People keep warm by fires outside the main rail terminal in Lviv, Ukraine, March 7 2022. Picture: DAN KITWOOD/GETTY IMAGES
People keep warm by fires outside the main rail terminal in Lviv, Ukraine, March 7 2022. Picture: DAN KITWOOD/GETTY IMAGES

The day before, Reuters journalists had witnessed people trying to flee the town of Irpin near Kyiv getting caught in Russian shelling.

On Monday, people picked their way over the twisted ruins of a large bridge in Irpin, with river water rushing just beneath them.

“It's like a disaster. The city is almost ruined and the district where I'm living (there are) no houses which were not bombed,” a young woman leaving with her children said. 

Russia calls the campaign it launched on February 24 a “special military operation” to disarm Ukraine and remove its leaders. Ukraine and its Western allies call this a transparent pretext for an invasion to conquer a nation of 44-million people.

Kremlin spokesperson Dmitry Peskov said Moscow would halt operations if Ukraine ceased fighting, amended its constitution to declare neutrality and recognised Russia's annexation of Crimea and the independence of regions held by Russian-backed separatists.

Western nations have placed heavy sanctions on Moscow to isolate it from global commerce and are now considering banning Russian oil imports. The White House said on Monday no decision had been taken yet.

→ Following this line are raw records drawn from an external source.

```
template <int W>
__device__ __forceinline__ void xtile_drain(float *rows, float *tile, uint32_t lane,
                                            int64_t nrows, int64_t pitch, int64_t i0, int64_t n,
                                            bool vec_ok) {
  constexpr int P = XTile<W>::PITCH;
  constexpr int V = W / 4;
  constexpr int LPI = 64 / V;
  wave_lds_sync();
  if (vec_ok && i0 + W <= n) {
    const rsrc_t r4 = make_rsrc(rows + i0);
#pragma unroll
    for (int r = 0; r < V; ++r) {
      const uint32_t row = (lane / V) + r * LPI;
      const u32x4 v = *reinterpret_cast<const u32x4 *>(tile + row * P + 4 * (lane % V));
      const uint32_t off = (row * (uint32_t)pitch + 4u * (lane % V)) * 4u;
      if ((int64_t)row < nrows) __builtin_amdgcn_raw_buffer_store_b128(v, r4, off, 0u, IFE_OUT_AUX);
// ... 706 lines not shown
```

Before: 47320.

## Specialize Z sweep kernel per field type and stream block pointers incrementally

Splits the shared Z-sweep kernel into compile-time variants for numerator, denominator and plain fields, so unused image or mask loads are dropped entirely instead of being masked by a zero range. Buffer base pointers and checkpoint pointers now advance incrementally, and coefficients are read straight from the kernarg segment. It also adds configurable prefetch depth for the image, mask and denominator streams (default 1), a cheaper OR-based constant tracker, and a scalar-asm range computation. The costs are larger code size from three instantiations and tighter argument validation in the host check.

After: 47590 (median of 6 runs). Within noise of the previous version (+0.6%).

```diff
diff --git a/image-feature-extraction_amd/csrc/ife_capi.hip b/image-feature-extraction_amd/csrc/ife_capi.hip
--- a/image-feature-extraction_amd/csrc/ife_capi.hip
+++ b/image-feature-extraction_amd/csrc/ife_capi.hip
@@ -465,7 +465,8 @@
   if (in2 && (axis == 0 || 2 * njobs > IIR_MAX_JOBS || ctx->iir_ckpt != 2))
     return fail(ctx, IFE_E_ARG, "the paired form runs on the strided axes with at most %d jobs", IIR_MAX_JOBS / 2);
   if (zs && (axis != 2 || in2 || order || ctx->iir_ckpt != 2 || zs->nf < 1 || zs->nf > 2 || njobs % zs->nf ||
-             njobs / zs->nf > IFE_MAX_SLOTS || !zs->img || !zs->tc || (zs->nf == 2 && (!zs->msk || !zs->cf))))
+             njobs / zs->nf > IFE_MAX_SLOTS || !zs->img || !zs->tc || (zs->nf == 2) != (zs->msk != nullptr) ||
+             (zs->nf == 2 && !zs->cf)))
     return fail(ctx, IFE_E_ARG, "the shared sweep runs the Z pass of up to %d scales with pair checkpoints", IFE_MAX_SLOTS);
   int rc = ensure_ck(ctx, v, in2 ? 2 * njobs : njobs);
   if (rc) return rc;
diff --git a/image-feature-extraction_amd/csrc/iir_kernels.inc b/image-feature-extraction_amd/csrc/iir_kernels.inc
--- a/image-feature-extraction_amd/csrc/iir_kernels.inc
+++ b/image-feature-extraction_amd/csrc/iir_kernels.inc
@@ -135,8 +135,10 @@
 #endif
 #if defined(IFE_DIAG_NO_IN)
 #define IFE_IN_RSRC make_rsrc_null
+#define IFE_IN_RSRC_RANGE(ptr, range) make_rsrc_null(ptr)
 #else
 #define IFE_IN_RSRC make_rsrc
+#define IFE_IN_RSRC_RANGE(ptr, range) make_rsrc_range((ptr), (range))
 #endif
 __device__ __forceinline__ float buf_ld_f32(rsrc_t r, uint32_t voff, uint32_t soff) {
   return __builtin_bit_cast(float, __builtin_amdgcn_raw_buffer_load_b32(r, voff, soff, 0));
@@ -772,6 +774,24 @@
   }
 }
 
+#ifndef IFE_ZS_DEPTH_IMG
+#define IFE_ZS_DEPTH_IMG 1
+#endif
+#ifndef IFE_ZS_DEPTH_MSK
+#define IFE_ZS_DEPTH_MSK 1
+#endif
+#ifndef IFE_ZS_DEPTH_DEN
+#define IFE_ZS_DEPTH_DEN 1
+#endif
+#ifndef IFE_ZS_WAVES
+#define IFE_ZS_WAVES 4
+#endif
+#ifndef IFE_ZS_SRC_AUX
+#define IFE_ZS_SRC_AUX 0
+#endif
+__device__ __forceinline__ void buf_st_src_f32(rsrc_t r, uint32_t voff, uint32_t soff, float v) {
+  __builtin_amdgcn_raw_buffer_store_b32(__builtin_bit_cast(uint32_t, v), r, voff, soff, IFE_ZS_SRC_AUX);
+}
 template <typename T>
 __device__ __forceinline__ uint32_t buf_ld_raw(rsrc_t r, uint32_t voff, uint32_t soff);
 template <>
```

Oil prices spiked to their highest levels since 2008 amid the prospect of less supply from Russia, the world's biggest exporter of oil and gas.

International businesses and sports bodies have suspended ties, and wider economic disruption is likely as Russia and Ukraine are both among the world's main exporters of food and industrial metals.

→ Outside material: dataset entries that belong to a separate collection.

@dataclass
class _AdaIN:
# ... 92 lines not shown
        return torch.cat([hdr, self.ids[i].to(torch.int32).view(torch.float32), self.dur[i].to(torch.int32).view(torch.float32),
                          self.ref_s[i].reshape(-1).to(torch.float32), self.d[i].reshape(-1).to(torch.float32)])

    @staticmethod
    def packed_size(T: int, style: int, width: int) -> int:
        return 1 + 2 * T + style + T * width

    @classmethod
    def unpack(cls, blobs: Sequence[torch.Tensor], frames: Sequence[int], style: int, width: int, speed: float = 1.0) -> "KokoroFront":
        ids, dur, ref, d = [], [], [], []
        for b in blobs:
            T = (int(b.numel()) - 1 - style) // (2 + width)
            ids.append(b[1:1 + T].view(torch.int32))
            dur.append(b[1 + T:1 + 2 * T].view(torch.int32))
            ref.append(b[1 + 2 * T:1 + 2 * T + style])
            d.append(b[1 + 2 * T + style:].reshape(T, width))
        return cls(ids, torch.stack(ref, 0), d, dur, list(frames), speed, None)

    @classmethod
    def concat(cls, parts: Sequence["KokoroFront"]) -> "KokoroFront":
        parts = [p for p in parts if len(p.ids)]
        return cls(sum((p.ids for p in parts), []), torch.cat([p.ref_s for p in parts], 0), sum((p.d for p in parts), []),
                   sum((p.dur for p in parts), []), sum((list(p.frames) for p in parts), []), parts[0].speed, None)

Prices of nickel, which is used to make stainless steel and batteries for electric vehicles, surged about 60% on Monday and have now nearly doubled since Russia invaded Ukraine on February 24.

The general staff of Ukraine's armed forces said Russian forces were “beginning to accumulate resources for the storming of Kyiv”, a city of more than 3-million, after days of slow progress in their main advance south from Belarus.

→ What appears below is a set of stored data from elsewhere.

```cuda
bool enabled();
bool shape_ok(const float* A, int64_t lda, int trans_a, const float* B, int64_t ldb, int trans_b, int M, int N, int K);
bool supported(const float* A, int64_t lda, int trans_a, const float* B, int64_t ldb, int trans_b, int M, int N, int K);
int linear(const float* A, int64_t lda, int trans_a, const float* B, int64_t ldb, int trans_b, float* C, int64_t ldc, int M,
           int N, int K, const float* bias, const float* bias2, float beta, int act, const GemmHints& hints, cudaStream_t st);
int64_t plane_floats(int R, int K);
int split_planes(const float* X, int64_t ld, int R, int K, float scale, void* planes, cudaStream_t st, bool force_dual = false);
int linear_planes(const void* a_planes, const void* b_planes, float* C, int64_t ldc, int M, int N, int K, const float* bias,
                  float beta, int act, float a_scale, float b_scale, const float* c_row_scale, bool c_zeroed, int max_splits,
                  cudaStream_t st, int b_kb0 = 0, int b_kbtot = 0, int max_ctas = 0, int a_kb0 = 0, int a_kbtot = 0,
                  const uint32_t* a_amax = nullptr, int a_amax_n = 1);
constexpr int kMaxPlaneEntries = 24;
struct PlaneTable {
  struct Entry { const float* w; int R, C; void* planes; void* planes_t; int64_t ld; const uint32_t* amax; int amax_n; };
  Entry e[kMaxPlaneEntries];
  int n;
};
int weight_planes_launch(const PlaneTable& tab, cudaStream_t st);
struct PlaneHit { const void* planes; int tile0, kb0, kbtot; };
bool find_weight_planes(const float* B, int64_t ldb, int trans_b, int N, int K, PlaneHit* hit);
bool presplit_enabled();
int ce_partials(const float* h, int64_t ldh, int N, int B, int H, int V, const float* w, const float* bias,
                const int64_t* targets, int64_t tgt_stride_b, const int64_t* lengths, int tiles_per_split, int nsplit,
                float* part, int* part_idx, const uint64_t* gumbel_seed, uint32_t gumbel_salt, const void* h_planes,
                const void* w_planes, const int* skip_flag, cudaStream_t st);
int softmax_grad(const float* h, int64_t ldh, int N, int B, int H, int V, int v0, int vc, const float* w, const float* bias,
                 const int64_t* targets, int64_t tgt_stride_b, const int64_t* lengths, const float* lse,
                 const float* grad_scale, float* P, int64_t ldp, const void* h_planes, const void* w_planes, float* zero_buf,
                 int64_t zero_n4, float* zero_buf2, int64_t zero2_n4, cudaStream_t st, void* p_planes_a = nullptr,
                 void* p_planes_t = nullptr, float* p_colsum = nullptr, float p_scale = 1.f);

}
}
```

disentanglement-vae_b200/engine.py:

```python
import os
import random

import torch
import torch.distributed as dist

from . import _lib
from ._lib import ptr, check
from .plan import StepPlan
from .losses import get_cyclic_kl_weight
from .dist import all_reduce_views_


def d_bow(plan):
    return bool(plan.d.bow)
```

In Mariupol, deputy mayor Sergei Orlov said there had been continuous air raids overnight.

Orlov told CNN authorities were ready to evacuate 6,000 people on Saturday but the Russians had bombed 29 big municipal buses that were to transport them. Moscow has accused the Ukrainians of blocking the planned evacuations.

The US ambassador to the OSCE, Michael Carpenter, told a meeting of its 57 participating states that Russia had bombed agreed evacuation routes out of Volnovakha and Mariupol just as civilians were fleeing.

“It is pure evil,” he said.

Ukraine said on Monday its forces had retaken control of the town of Chuhuiv in the northeast after heavy fighting and of the strategic Mykolayiv airport in the south, which the regional governor said was under tank fire. Neither claim could immediately be verified.

In a humanitarian update the UN described one psychiatric hospital 60km from Kyiv running out of water and medicine with 670 people trapped inside, including bedridden patients with severe needs.

The World Health Organization said at least nine people had been confirmed killed in 16 attacks on healthcare facilities since the start of the war.

A senior US defence official said Putin had now deployed into Ukraine nearly 100% of the more than 150,000 forces that he had pre-staged outside the country before the invasion.

An analyst with Britain’s Royal United Services Institute, Ed Arnold, said Russia would need to try to consolidate the gains it has already made and pause to mobilise more forces unless the pace of its assault picked up.

Moscow has acknowledged nearly 500 deaths among its soldiers, but Western countries say the true number is much higher and Ukraine says it is many thousands.

Death tolls cannot be verified, but footage filmed across Ukraine shows burnt-out wreckage of Russian tanks and armour, and parts of Ukrainian cities reduced to rubble by Russian strikes.